Data excerpts

bool dropest_ctx::splitter_sort_reduce() {
	const u32 n = u32(n_reads);
	const SsPlan plan = ss_plan(n_reads, chr_from_gene, layout.val_bytes);
	if (!plan.applicable) return false;
	const int tb = plan.tb, fb1 = plan.fb1, fb2 = plan.fb2;
	const bool wide = fb2 > 9;
	const u32 F1 = 1u << fb1, Ff = 1u << fb2, F2 = F1 * Ff;
	const int ms = layout.mark_shift, VB = layout.val_bytes;
	(void)tb;
	uint64_t os_max = plan.os;
	if (const char *e = getenv("DROPEST_SSORT_OS")) os_max = uint64_t(std::max(1, atoi(e)));
	const u32 os = u32(std::max<uint64_t>(1, std::min<uint64_t>(os_max, uint64_t(n) / (uint64_t(F2) * 2))));
	const u32 n_sample = F2 * os;
	const u64 order_mask = ~((1ull << ms) - 1ull);
	const u64 varying = (counters.key_or ^ counters.key_and) & order_mask;
	const bool reserve = plan.reserve && !ss_no_reserve && keys_a.n >= plan.span && keys_b.n >= plan.span &&
	                     (!VB || (vals_a.bytes() >= plan.span && vals_b.bytes() >= plan.span));
	const size_t span = reserve ? size_t(plan.span) : size_t(n);

	HostStage hs(this, "splitter_sort");
	u64 *keys = keys_a.p, *keys_alt = keys_b.p;
	uint8_t *vals = reinterpret_cast<uint8_t *>(vals_a.p), *vals_alt = reinterpret_cast<uint8_t *>(vals_b.p);

	const bool in_l1 = keys_in_l1 && reserve;
	if (keys_in_l1 && !reserve) throw InvalidError("internal: keys partitioned by the key pass, but the sort does not place by reservation");
	const bool rebase = VB == 1 && ms == 0 && reserve && !in_l1 && !getenv("DROPEST_SS_NO_REBASE");
	const int VB2 = rebase ? 0 : VB, ms2 = rebase ? 3 : ms;
	const u64 rebase_mask = rebase ? ~((1ull << layout.umi_bits) - 1ull) : 0ull;
	if (!in_l1) {
		ss_sample_a.ensure(n_sample); ss_sample_b.ensure(n_sample); ss_fine.ensure(F2); ss_coarse.ensure(F1);
		timed("ss_sample", double(n_sample) * 16, [&] {
			hipLaunchKernelGGL(ss_sample_kernel, dim3(div_up(n_sample, 256)), dim3(256), 0, stream, keys, n, ms, n_sample, ss_sample_a.p);
		});
		ss_splitters_from_sample(n_sample, os, Ff, F2, varying >> ms);
	}

	const u32 n_tiles = div_up(n, SS_TILE);
	u32 nblocks = std::min<u32>(n_tiles, 1024);
	const u32 tpb = div_up(n_tiles, nblocks);
	nblocks = div_up(n_tiles, tpb);
	const u32 parts = std::max<u32>(1, std::min<u32>(16, 2048 / F1));
	ss_bucket_base.ensure(F2); ss_bucket_cnt.ensure(F2); scalars.ensure(16);
	HIP_CHECK(hipMemsetAsync(scalars.p, 0, 16, stream));
	u32 max_cnt = 0;
	static const u32 SMALL_MAX = [] { const char *e = getenv("DROPEST_SS_SMALL_MAX"); return e && atoi(e) >= 256 && atoi(e) <= 2048 ? u32(atoi(e)) : 2048u; }();
	const bool atomic_rank = lds_atomics_lane_ordered(cfg.device, stream);
	ss_tmp.ensure(span * 2 + 2); ss_n_loc.ensure(F2); ss_prefix.ensure(F2); ss_chunk.ensure(1024);
	SsLocalArgs a{};
	a.keys = keys; a.vals = vals; a.bucket_base = ss_bucket_base.p; a.bucket_cnt = ss_bucket_cnt.p; a.n_buckets = F2; a.ms = ms2;
	if (rebase) { a.rebase_coarse = ss_coarse.p; a.rebase_mask = rebase_mask; a.rebase_div = Ff; }
	a.t_key = keys_alt; a.t_reads = ss_tmp.p; a.t_agg = ss_tmp.p + span; a.n_loc = ss_n_loc.p;
	if (const char *e = getenv("DROPEST_SS_DEBUG")) a.debug = u32(atoi(e));
	a.order_flag = scalars.p + 2;
	a.atomic_below = u32(ms2 + layout.umi_bits);
	if (const char *e = getenv("DROPEST_SS_ATOMIC_BELOW")) a.atomic_below = u32(atoi(e));
	a.cap = SMALL_MAX; a.skip_above = SMALL_MAX;
	const bool fused_cg_off = getenv("DROPEST_SS_NO_FUSED_CG") != nullptr;
	const bool fuse_cg = !fused_cg_off;
	cg_from_sort = false;
	if (fuse_cg) {
		ss_cg_loc.ensure(F2); ss_cg_cnt.ensure(F2); ss_cg_prefix.ensure(F2);
		HIP_CHECK(hipMemsetAsync(ss_cg_loc.p, 0, size_t(F2) * 4, stream));
		a.cg_loc = ss_cg_loc.p; a.cg_shift = ms2 + layout.umi_bits;
	}
	auto launch_small = [&] {
		static const int wave_mode = [] { const char *e = getenv("DROPEST_SS_LOCAL_WAVE"); return e ? atoi(e) : 0; }();
		if ((wave_mode == 64 || wave_mode == 128) && atomic_rank) {
			const size_t lds1 = ss_local_lds_bytes(a.cap, wave_mode);
			timed(VB2 ? "ss_local:key+1B" : "ss_local:keys", double(n) * (8 + VB2), [&] {
				if (wave_mode == 64) { if (VB2) hipLaunchKernelGGL((ss_local_wave_kernel<64, 1, true>), dim3(F2), dim3(64), lds1, stream, a); else hipLaunchKernelGGL((ss_local_wave_kernel<64, 0, true>), dim3(F2), dim3(64), lds1, stream, a); }
				else { if (VB2) hipLaunchKernelGGL((ss_local_wave_kernel<128, 1, true>), dim3(F2), dim3(128), lds1, stream, a); else hipLaunchKernelGGL((ss_local_wave_kernel<128, 0, true>), dim3(F2), dim3(128), lds1, stream, a); }
			});
			return;
		}
		const size_t lds = ss_local_lds_bytes(a.cap, 256);
		timed(VB2 ? "ss_local:key+1B" : "ss_local:keys", double(n) * (8 + VB2), [&] {
			if (atomic_rank) { if (VB2) hipLaunchKernelGGL((ss_local_kernel<1, true>), dim3(F2), dim3(256), lds, stream, a); else hipLaunchKernelGGL((ss_local_kernel<0, true>), dim3(F2), dim3(256), lds, stream, a); }
			else if (VB2) hipLaunchKernelGGL(ss_local_kernel<1>, dim3(F2), dim3(256), lds, stream, a);
			else hipLaunchKernelGGL(ss_local_kernel<0>, dim3(F2), dim3(256), lds, stream, a);
		});
	};
	if (reserve) {
		const u32 cap1 = u32(plan.cap1), cap2 = u32(plan.cap2), CS1 = 32;
		ss_cursors.ensure(size_t(F1) * CS1 + F2);
		if (!in_l1) HIP_CHECK(hipMemsetAsync(ss_cursors.p, 0, (size_t(F1) * CS1 + F2) * 4, stream));
		else HIP_CHECK(hipMemcpyAsync(scalars.p + 3, ks_flag.p, 4, hipMemcpyDeviceToDevice, stream));
		u32 *cur1 = ss_cursors.p, *cur2 = ss_cursors.p + size_t(F1) * CS1;
		const u32 probe = [] { const char *e = getenv("DROPEST_SS_PROBE"); return e ? u32(atoi(e)) : 0u; }();
		const bool no256 = getenv("DROPEST_SS_NO_F256") != nullptr;
		const u32 rebase_bits = [] { const char *e = getenv("DROPEST_SS_REBASE_BITS"); return e ? u32(std::min(61, std::max(1, atoi(e)))) : 61u; }();
		const SsReserve r1{cur1, CS1, cap1, 0u, scalars.p + 3, probe, rebase_bits}, r2{cur2, 1u, cap2, 0u, scalars.p + 3, probe, 61u};
		if (!in_l1) timed(VB ? "ss_scatter:L1:key+1B" : "ss_scatter:L1:keys", double(n) * (8 + VB + 8 + VB2), [&] {
			auto go = [&](auto kernel) { hipLaunchKernelGGL(kernel, dim3(nblocks), dim3(SS_T), 0, stream, keys, vals, keys_alt, vals_alt, n, ms, fb1, ss_coarse.p, tpb, r1, rebase_mask); };
			if (rebase) { if (wide) go(ss_scatter_res_l1_kernel<1, 1024, true>); else if (fb1 <= 8 && !no256) go(ss_scatter_res_l1_kernel<1, 256, true>); else go(ss_scatter_res_l1_kernel<1, 512, true>); }
			else if (wide) { if (VB) go(ss_scatter_res_l1_kernel<1, 1024>); else go(ss_scatter_res_l1_kernel<0, 1024>); }
			else if (fb1 <= 8 && !no256) { if (VB) go(ss_scatter_res_l1_kernel<1, 256>); else go(ss_scatter_res_l1_kernel<0, 256>); }
			else { if (VB) go(ss_scatter_res_l1_kernel<1, 512>); else go(ss_scatter_res_l1_kernel<0, 512>); }
		});
		timed(VB2 ? "ss_scatter:L2:key+1B" : "ss_scatter:L2:keys", double(n) * 2 * (8 + VB2), [&] {
			auto go = [&](auto kernel) { hipLaunchKernelGGL(kernel, dim3(F1 * parts), dim3(SS_T), 0, stream, keys_alt, vals_alt, keys, vals, ms2, fb2, ss_fine.p, cur1, CS1, cap1, parts, r2,
			                                                 rebase ? ss_coarse.p : static_cast<const u64 *>(nullptr), rebase_mask); };
			if (wide) { if (VB2) go(ss_scatter_res_l2_kernel<1, 1024>); else go(ss_scatter_res_l2_kernel<0, 1024>); }
			else if (fb2 <= 8 && !no256) { if (VB2) go(ss_scatter_res_l2_kernel<1, 256>); else go(ss_scatter_res_l2_kernel<0, 256>); }
			else { if (VB2) go(ss_scatter_res_l2_kernel<1, 512>); else go(ss_scatter_res_l2_kernel<0, 512>); }
		});
		timed("ss_scan", double(F2) * 12, [&] {
			hipLaunchKernelGGL(ss_res_buckets_kernel, dim3(div_up(F2, 256)), dim3(256), 0, stream, cur2, F2, cap2, ss_bucket_base.p, ss_bucket_cnt.p, scalars.p);
		});
		launch_small();
		u32 head[4] = {0, 0, 0, 0};
		fetch(head, scalars.p, 16);
		max_cnt = head[0];
		if (head[3]) {
			stats["count:ss_reserve_overflow"].launches += 1;
			ss_no_reserve = true;
			build_keys(false);
			return splitter_sort_reduce();
		}
		if (max_cnt > SS_LOCAL_MAX) { build_keys(false, false); return false; }
	} else {
	rs_hist.ensure(size_t(F1) * nblocks); rs_row_total.ensure(1024); ss_base1.ensure(F1 + 1);
	timed("ss_hist:L1", double(n) * 8, [&] {
		if (wide) hipLaunchKernelGGL(ss_hist_l1_kernel<1024>, dim3(nblocks), dim3(SS_T), 0, stream, keys, n, ms, fb1, ss_coarse.p, tpb, rs_hist.p);
		else hipLaunchKernelGGL(ss_hist_l1_kernel<512>, dim3(nblocks), dim3(SS_T), 0, stream, keys, n, ms, fb1, ss_coarse.p, tpb, rs_hist.p);
	});
	timed("ss_scan", double(F1) * nblocks * 8, [&] {
		hipLaunchKernelGGL(rs_scan_rows_kernel, dim3(F1), dim3(256), 0, stream, rs_hist.p, nblocks, rs_row_total.p);
		if (wide) hipLaunchKernelGGL(ss_scan_totals_kernel<1024>, dim3(1), dim3(1024), 0, stream, rs_row_total.p, F1, n, ss_base1.p);
		else hipLaunchKernelGGL(ss_scan_totals_kernel<512>, dim3(1), dim3(512), 0, stream, rs_row_total.p, F1, n, ss_base1.p);
	});
	timed(VB ? "ss_scatter:L1:key+1B" : "ss_scatter:L1:keys", double(n) * 2 * (8 + VB), [&] {
		auto go = [&](auto kernel) { hipLaunchKernelGGL(kernel, dim3(nblocks), dim3(SS_T), 0, stream, keys, vals, keys_alt, vals_alt, n, ms, fb1, ss_coarse.p, tpb, rs_hist.p, ss_base1.p); };
		if (wide) { if (VB) go(ss_scatter_l1_kernel<1, 1024>); else go(ss_scatter_l1_kernel<0, 1024>); }
		else { if (VB) go(ss_scatter_l1_kernel<1, 512>); else go(ss_scatter_l1_kernel<0, 512>); }
	});

	ss_cnt2.ensure(size_t(F2) * parts);
	timed("ss_hist:L2", double(n) * 8, [&] {
		if (wide) hipLaunchKernelGGL(ss_hist_l2_kernel<1024>, dim3(F1 * parts), dim3(SS_T), 0, stream, keys_alt, ms, fb2, ss_fine.p, ss_base1.p, parts, ss_cnt2.p);
		else hipLaunchKernelGGL(ss_hist_l2_kernel<512>, dim3(F1 * parts), dim3(SS_T), 0, stream, keys_alt, ms, fb2, ss_fine.p, ss_base1.p, parts, ss_cnt2.p);
	});
	timed("ss_scan", double(F2) * parts * 8, [&] {
		if (wide) hipLaunchKernelGGL(ss_scan_seg_kernel<1024>, dim3(F1), dim3(1024), 0, stream, ss_cnt2.p, Ff, parts, ss_base1.p, ss_bucket_base.p, ss_bucket_cnt.p, scalars.p);
		else hipLaunchKernelGGL(ss_scan_seg_kernel<512>, dim3(F1), dim3(512), 0, stream, ss_cnt2.p, Ff, parts, ss_base1.p, ss_bucket_base.p, ss_bucket_cnt.p, scalars.p);
	});
	fetch(&max_cnt, scalars.p, 4);
	if (max_cnt > SS_LOCAL_MAX) return false;
	timed(VB ? "ss_scatter:L2:key+1B" : "ss_scatter:L2:keys", double(n) * 2 * (8 + VB), [&] {
		auto go = [&](auto kernel) { hipLaunchKernelGGL(kernel, dim3(F1 * parts), dim3(SS_T), 0, stream, keys_alt, vals_alt, keys, vals, ms, fb2, ss_fine.p, ss_base1.p, parts, ss_cnt2.p); };
		if (wide) { if (VB) go(ss_scatter_l2_kernel<1, 1024>); else go(ss_scatter_l2_kernel<0, 1024>); }
		else { if (VB) go(ss_scatter_l2_kernel<1, 512>); else go(ss_scatter_l2_kernel<0, 512>); }
	});
	}

	if (!reserve) launch_small();
	if (max_cnt > SMALL_MAX) {
		std::vector<u32> cnts(F2), medium, big;
		fetch(cnts.data(), ss_bucket_cnt.p, size_t(F2) * 4);
		for (u32 b = 0; b < F2; ++b) if (cnts[b] > SMALL_MAX) (cnts[b] <= 4096 ? medium : big).push_back(b);
		ss_big_list.ensure(medium.size() + big.size());
		if (!medium.empty()) HIP_CHECK(hipMemcpyAsync(ss_big_list.p, medium.data(), medium.size() * 4, hipMemcpyHostToDevice, stream));
		if (!big.empty()) HIP_CHECK(hipMemcpyAsync(ss_big_list.p + medium.size(), big.data(), big.size() * 4, hipMemcpyHostToDevice, stream));
		auto launch = [&](auto kernel, u32 threads, u32 cap, const u32 *list, size_t count) {
			SsLocalArgs g = a;
			g.big_list = list; g.cap = cap; g.skip_above = cap;
			const size_t lds = ss_local_lds_bytes(cap, int(threads));
			HIP_CHECK(hipFuncSetAttribute(reinterpret_cast<const void *>(kernel), hipFuncAttributeMaxDynamicSharedMemorySize, int(lds)));
			hipLaunchKernelGGL(kernel, dim3(u32(count)), dim3(threads), lds, stream, g);
		};
		timed("ss_local:big", 0, [&] {
			if (atomic_rank) {
				if (!medium.empty()) { if (VB2) launch(ss_local_big_kernel<256, 1, true>, 256, 4096, ss_big_list.p, medium.size()); else launch(ss_local_big_kernel<256, 0, true>, 256, 4096, ss_big_list.p, medium.size()); }
				if (!big.empty()) { if (VB2) launch(ss_local_big_kernel<512, 1, true>, 512, SS_LOCAL_MAX, ss_big_list.p + medium.size(), big.size()); else launch(ss_local_big_kernel<512, 0, true>, 512, SS_LOCAL_MAX, ss_big_list.p + medium.size(), big.size()); }
			} else {
				if (!medium.empty()) { if (VB2) launch(ss_local_big_kernel<256, 1>, 256, 4096, ss_big_list.p, medium.size()); else launch(ss_local_big_kernel<256, 0>, 256, 4096, ss_big_list.p, medium.size()); }
				if (!big.empty()) { if (VB2) launch(ss_local_big_kernel<512, 1>, 512, SS_LOCAL_MAX, ss_big_list.p + medium.size(), big.size()); else launch(ss_local_big_kernel<512, 0>, 512, SS_LOCAL_MAX, ss_big_list.p + medium.size(), big.size()); }
			}
		});
		HIP_CHECK(stream_wait(stream));
	}
	const u32 n_chunks = div_up(F2, 1024);
	timed("ss_scan", double(F2) * 12, [&] {
		hipLaunchKernelGGL(ss_chunk_sums_kernel<1024>, dim3(n_chunks), dim3(1024), 0, stream, ss_n_loc.p, F2, ss_chunk.p);
		hipLaunchKernelGGL(ss_prefix_kernel<1024>, dim3(n_chunks), dim3(1024), 0, stream, ss_n_loc.p, F2, ss_chunk.p, n_chunks, ss_prefix.p, scalars.p + 1);
		if (fuse_cg) {
			hipLaunchKernelGGL(ss_cg_counts_kernel, dim3(div_up(F2, 256)), dim3(256), 0, stream, ss_bucket_base.p, ss_n_loc.p, keys_alt, layout.umi_bits, F2, ss_cg_loc.p, ss_cg_cnt.p);
			hipLaunchKernelGGL(ss_chunk_sums_kernel<1024>, dim3(n_chunks), dim3(1024), 0, stream, ss_cg_cnt.p, F2, ss_chunk.p);
			hipLaunchKernelGGL(ss_prefix_kernel<1024>, dim3(n_chunks), dim3(1024), 0, stream, ss_cg_cnt.p, F2, ss_chunk.p, n_chunks, ss_cg_prefix.p, scalars.p + 4);
		}
	});
	u32 total_flag[4] = {0, 0, 0, 0};
	fetch(total_flag, scalars.p + 1, 16);
	if (total_flag[1]) {
		if (atomic_rank) lds_atomics_mark_unordered(cfg.device);
		stats["count:ss_order_violation"].launches += 1;
		build_keys(false, false);
		return false;
	}
	const u32 total = total_flag[0];
	n_mol = total;
	for (auto it = pending.rbegin(); it != pending.rend(); ++it)
		if (it->name.compare(0, 10, "ss_local:k") == 0) { it->bytes += double(n_mol) * 16; break; }
	mol_key.ensure(size_t(n_mol) + 1);
	for (DevBuf<u32> *b : {&mol_reads, &mol_mark, &mol_exon, &mol_intron}) b->ensure(size_t(n_mol) + 1);
	SsCompactArgs c{};
	c.bucket_base = ss_bucket_base.p; c.n_loc = ss_n_loc.p; c.prefix = ss_prefix.p; c.n_buckets = F2;
	c.t_key = keys_alt; c.t_reads = ss_tmp.p; c.t_agg = ss_tmp.p + span;
	c.mol_key = mol_key.p; c.mol_reads = mol_reads.p; c.mol_mark = mol_mark.p; c.mol_exon = mol_exon.p; c.mol_intron = mol_intron.p;
	if (fuse_cg) {
		n_cg = total_flag[3];
		cg_key.ensure(size_t(n_cg) + 1); cg_mol_begin.ensure(size_t(n_cg) + 1);
		for (DevBuf<u32> *b : {&cg_n_all, &cg_n_req, &cg_reads_all, &cg_reads_req, &cg_exon, &cg_intron}) b->ensure(size_t(n_cg) + 1);
		SsCompactCgArgs g{};
		g.bucket_base = ss_bucket_base.p; g.n_loc = ss_n_loc.p; g.prefix = ss_prefix.p; g.cg_loc = ss_cg_loc.p; g.cg_cnt = ss_cg_cnt.p; g.cg_prefix = ss_cg_prefix.p;
		g.n_buckets = F2; g.t_key = keys_alt; g.t_reads = ss_tmp.p; g.t_agg = ss_tmp.p + span;
		g.mol_key = mol_key.p; g.mol_reads = mol_reads.p; g.mol_mark = mol_mark.p; g.mol_exon = mol_exon.p; g.mol_intron = mol_intron.p;
		g.cg_key = cg_key.p; g.cg_mol_begin = cg_mol_begin.p;
		g.out[0] = cg_n_all.p; g.out[1] = cg_n_req.p; g.out[2] = cg_reads_all.p; g.out[3] = cg_reads_req.p; g.out[4] = cg_exon.p; g.out[5] = cg_intron.p;
		g.umi_bits = layout.umi_bits; g.query_mask = query_mask; g.n_cg = n_cg;
		if (const char *e = getenv("DROPEST_CG_DBG")) g.dbg = u32(atoi(e));
		timed("ss_compact:cell_gene", double(n_mol) * (16 + 24) + double(n_cg) * 36, [&] {
			hipLaunchKernelGGL(ss_cg_zero_borders_kernel, dim3(div_up(F2, 256)), dim3(256), 0, stream, g);
			hipLaunchKernelGGL(ss_compact_cg_kernel<false>, dim3(div_up(F2, 4)), dim3(256), 0, stream, g);
		});
		HIP_CHECK(hipMemcpyAsync(cg_mol_begin.p + n_cg, &n_mol, 4, hipMemcpyHostToDevice, stream));
		cg_from_sort = true;
	} else
	timed("ss_compact", double(n_mol) * (16 + 24), [&] {
		hipLaunchKernelGGL(ss_compact_kernel, dim3(div_up(F2, 4)), dim3(256), 0, stream, c);
	});
	for (DevBuf<u32> *b : {&mol_reads, &mol_mark, &mol_exon, &mol_intron}) HIP_CHECK(hipMemsetAsync(b->p + n_mol, 0, 4, stream));
	main_sort_passes = 3; main_sort_kind = 1;
	return true;
}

**WHAT YOU NEED TO DO**
Quote only the stretch of lines that starts the data above and ends with the line containing "double(n_sample) * 16, [&]", both included.

**SOLUTION FOR THIS EXERCISE**
bool dropest_ctx::splitter_sort_reduce() {
	const u32 n = u32(n_reads);
	const SsPlan plan = ss_plan(n_reads, chr_from_gene, layout.val_bytes);
	if (!plan.applicable) return false;
	const int tb = plan.tb, fb1 = plan.fb1, fb2 = plan.fb2;
	const bool wide = fb2 > 9;
	const u32 F1 = 1u << fb1, Ff = 1u << fb2, F2 = F1 * Ff;
	const int ms = layout.mark_shift, VB = layout.val_bytes;
	(void)tb;
	uint64_t os_max = plan.os;
	if (const char *e = getenv("DROPEST_SSORT_OS")) os_max = uint64_t(std::max(1, atoi(e)));
	const u32 os = u32(std::max<uint64_t>(1, std::min<uint64_t>(os_max, uint64_t(n) / (uint64_t(F2) * 2))));
	const u32 n_sample = F2 * os;
	const u64 order_mask = ~((1ull << ms) - 1ull);
	const u64 varying = (counters.key_or ^ counters.key_and) & order_mask;
	const bool reserve = plan.reserve && !ss_no_reserve && keys_a.n >= plan.span && keys_b.n >= plan.span &&
	                     (!VB || (vals_a.bytes() >= plan.span && vals_b.bytes() >= plan.span));
	const size_t span = reserve ? size_t(plan.span) : size_t(n);

	HostStage hs(this, "splitter_sort");
	u64 *keys = keys_a.p, *keys_alt = keys_b.p;
	uint8_t *vals = reinterpret_cast<uint8_t *>(vals_a.p), *vals_alt = reinterpret_cast<uint8_t *>(vals_b.p);

	const bool in_l1 = keys_in_l1 && reserve;
	if (keys_in_l1 && !reserve) throw InvalidError("internal: keys partitioned by the key pass, but the sort does not place by reservation");
	const bool rebase = VB == 1 && ms == 0 && reserve && !in_l1 && !getenv("DROPEST_SS_NO_REBASE");
	const int VB2 = rebase ? 0 : VB, ms2 = rebase ? 3 : ms;
	const u64 rebase_mask = rebase ? ~((1ull << layout.umi_bits) - 1ull) : 0ull;
	if (!in_l1) {
		ss_sample_a.ensure(n_sample); ss_sample_b.ensure(n_sample); ss_fine.ensure(F2); ss_coarse.ensure(F1);
		timed("ss_sample", double(n_sample) * 16, [&] {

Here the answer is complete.